Dec 11, 2021 - Economy

SPAC merger troubles get worse

Illustration of money in the shape of downward pointing arrows.

Illustration: Shoshana Gordon/Axios

There's been an uptick in cancellations of special purpose acquisition company (SPAC) mergers, with three since Thanksgiving and eight since the beginning of Q4.

Why it matters: After the SPAC euphoria of 2020 and early 2021, the market is continuing its reverse trip to Earth.

Driving the news: FAST Acquisition Corp. and Fertitta Entertainment canceled their merger on Friday, as did Pathfinder Acquisition Corp. and ServiceMax earlier this week.

  • Other high-profile combinations that have fallen through this quarter include Northern Star Investment Corp. II and Apex Fintech Solutions, and Valo Health and Khosla Ventures Acquisition Co.

By the numbers: There were seven terminations for all of Q3, none in Q2, one in Q1 and seven in all of 2020, per SPAC Research.

  • As of Thursday, there have also been three recut deals and 10 minimum cash restructurings in Q4.

Between the lines: Deal terminations are a lagging indicator, says SPAC Research founder Ben Kwasnick.

  • The increase can be traced in part to a recent wave of merger close deadlines, pushing the parties to either consummate or walk away.
  • Many are citing “market conditions” as the reason for walking away, which makes sense given the rise in stock redemptions that began this summer. If a SPAC is now trading below $10 and redemptions mean there’s no longer enough cash in trust to meet the deal’s requirements, the target may opt out.
  • Or if the parties don’t think the initial valuation will be supported by investors, the target company may decide it’s better to remain private for now.

Yes, but: There are always outliers. BuzzFeed, for example, went ahead with the merger despite a 94% redemption level.

  • Conversely, the Wynn Interactive and Austerlitz Acquisition Corp.

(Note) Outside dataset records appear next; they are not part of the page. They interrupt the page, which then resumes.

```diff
+    float o[8] = {0, 0, 0, 0, 0, 0, 0, 0};
+#pragma unroll
+    for (int i = 0; i < ATT_PF; ++i) {
+        const int t = grp + ATT_GROUPS * i;
+        if (ATT_GROUPS * i < T && t < T) {
+            const _Float16 p16 = (_Float16)(sc[t] * inv);
+            const h8 vv = (t == pos) ? vnew : vrow[i];
+#pragma unroll
+            for (int e = 0; e < 8; ++e) o[e] += (float)p16 * (float)vv[e];
+        }
+    }
+    for (int t = grp + ATT_GROUPS * ATT_PF; t < T; t += ATT_GROUPS) {
+        const _Float16 p16 = (_Float16)(sc[t] * inv);
+        const h8 vv = (t == pos) ? vnew : *(const h8*)(vc + (size_t)t * ATT_D + 8 * l16);
+#pragma unroll
+        for (int e = 0; e < 8; ++e) o[e] += (float)p16 * (float)vv[e];
+    }
+#pragma unroll
+    for (int e = 0; e < 8; ++e) part[grp][8 * l16 + e] = o[e];
+    __syncthreads();
+    ATT_STAMP(5);
+    if (!pos_ok) {
+        if (tid == 0) *(int*)((char*)const_cast<void*>(p_state) + 260) = 1;
+        return;
+    }
+    if (h % group == 0 && grp == 0) {
+        *(h8*)(kc + (size_t)pos * ATT_D + 8 * l16) = knew;
+        *(h8*)(vc + (size_t)pos * ATT_D + 8 * l16) = vnew;
+    }
+    if (tid < ATT_D) {
+        float acc = 0.f;
+#pragma unroll
+        for (int g = 0; g < ATT_GROUPS; ++g) acc += part[g][tid];
+        _Float16* out = (_Float16*)rest.out + ((size_t)b * n_heads + h) * ATT_D;
+        out[tid] = (_Float16)acc;
+    }
+    ATT_STAMP(6);
+}
+
 struct AttnSplit { float* ws; int* tickets; int n_splits; };
 constexpr int ATT_WS_STRIDE = ATT_D + 4;
 
@@ -1129,6 +1297,18 @@
     const AttnRestT<QKN> rest = attn_rest<QKN>(a, nullptr);
 #endif
     const bool cur = a.rope_cur != nullptr;
+    if constexpr (!QKN) {
+        const auto al16 = [](const void* p) { return ((uintptr_t)p & 15) == 0; };
+        if (cur && !a.seq && !a.rows && al16(a.q) && al16(a.k) && al16(a.v) && al16(a.rope_cur)) {
+            if ((size_t)a.max_seq * 4 > 64 * 1024) {
+                hipError_t e = hipFuncSetAttribute((const void*)attn_decode_short_kernel, hipFuncAttributeMaxDynamicSharedMemorySize, a.max_seq * 4);
+                if (e != hipSuccess) return e;
+            }
+            hipLaunchKernelGGL(attn_decode_short_kernel, dim3(a.n_heads, batch), dim3(ATT_THREADS), (size_t)a.max_seq * 4, st, a.kcache, a.vcache,
+                               a.rope_cur, a.n_heads | (a.n_kv_heads << 8) | (1 << 16), a.max_seq, a.q, a.k, a.v, rest);
+            return hipGetLastError();
+        }
+    }
     hipLaunchKernelGGL(kern, dim3(a.n_heads, batch), dim3(ATT_THREADS), lds, st, a.kcache, a.vcache,
                        cur ? a.rope_cur : (const void*)a.pos_dev, a.n_heads | (a.n_kv_heads << 8) | ((int)cur << 16), a.max_seq,
                        a.q, a.k, a.v, rest);
diff --git a/amq_amd/llama.py b/amq_amd/llama.py
--- a/amq_amd/llama.py
+++ b/amq_amd/llama.py
@@ -150,6 +150,7 @@
     DOWN_FUSED_ROWS = 1
     NORM_FUSED_ROWS = 4
     GATE_ACT = True
+    ATTN_SHORT = True
     NORM_SUMS = True
     FUSE_QKV_ATTN = False
     ROWS_GQA_FROM = 2048
@@ -500,7 +501,7 @@
                                         cur=self.rope_cur)
                 else:
                     ops.attn_decode(self.q, self.k, self.v, blk["kc"], blk["vc"], self.att, self.pos, self.nh, self.nkv, self.theta,
-                                    cur=self.rope_cur, **self._qkn(blk))
+                                    **self._attn_where(), **self._qkn(blk))
             o_proj, down = [blk["self_attn.o_proj"].seg(self.x, residual=self.x)], [blk["mlp.down_proj"].seg(self.x, residual=self.x)]
             if from_sums:
                 ops.gemv_grouped_sums(self.att, o_proj, self.qd, sums_out=self.ss)
@@ -573,9 +574,14 @@
                                             cur=self.rope_cur)
                     else:
                         ops.attn_decode(self.q, self.k, self.v, blk["kc"], blk["vc"], self.att, self.pos, self.nh, self.nkv, self.theta,
-                                        cur=self.rope_cur, **self._qkn(blk))
+                                        **self._attn_where(), **self._qkn(blk))
         ops.gemv_f16w(self.x.reshape(-1) if self.R == 1 else self.x, self.lm_head, gamma=self.norm, eps=self.eps, out=self.logits)
         self._tail(sampled)
+
+    def _attn_where(self):
+        if self.ATTN_SHORT or self.rope_cur.dim() != 1:
+            return dict(cur=self.rope_cur)
+        return dict(table=self.rope_tab)
 
     def _behind_norm(self, how, gamma, segments):
         if how == NORM_FROM_SUMS:
```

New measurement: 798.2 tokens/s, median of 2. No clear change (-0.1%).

I cancellation was a surprise. “Gaming is hot, gaming remains desirable, top quality sponsor … I definitely didn’t expect that one to fall apart,” says Kwasnick.

The intrigue: Deal terminations are still in line with the overall level of SPAC activity.

  • There were 121 live deals at the beginning of this quarter and 150 at the beginning of Q3 — many times more than any quarter since the start of 2019. But Kwasnick expects that to change.
  • Also: “It’s interesting that IPOs are still getting done, lots of them,” he adds. “The market has found an equilibrium with IPOs ... if you just overfund the trust account, shareholders will back anything — but that phenomenon is expensive for sponsors because the overfunding comes from their pockets.” So it’s unclear how long that will last.

The bottom line: We might be past the “anything goes” SPAC era.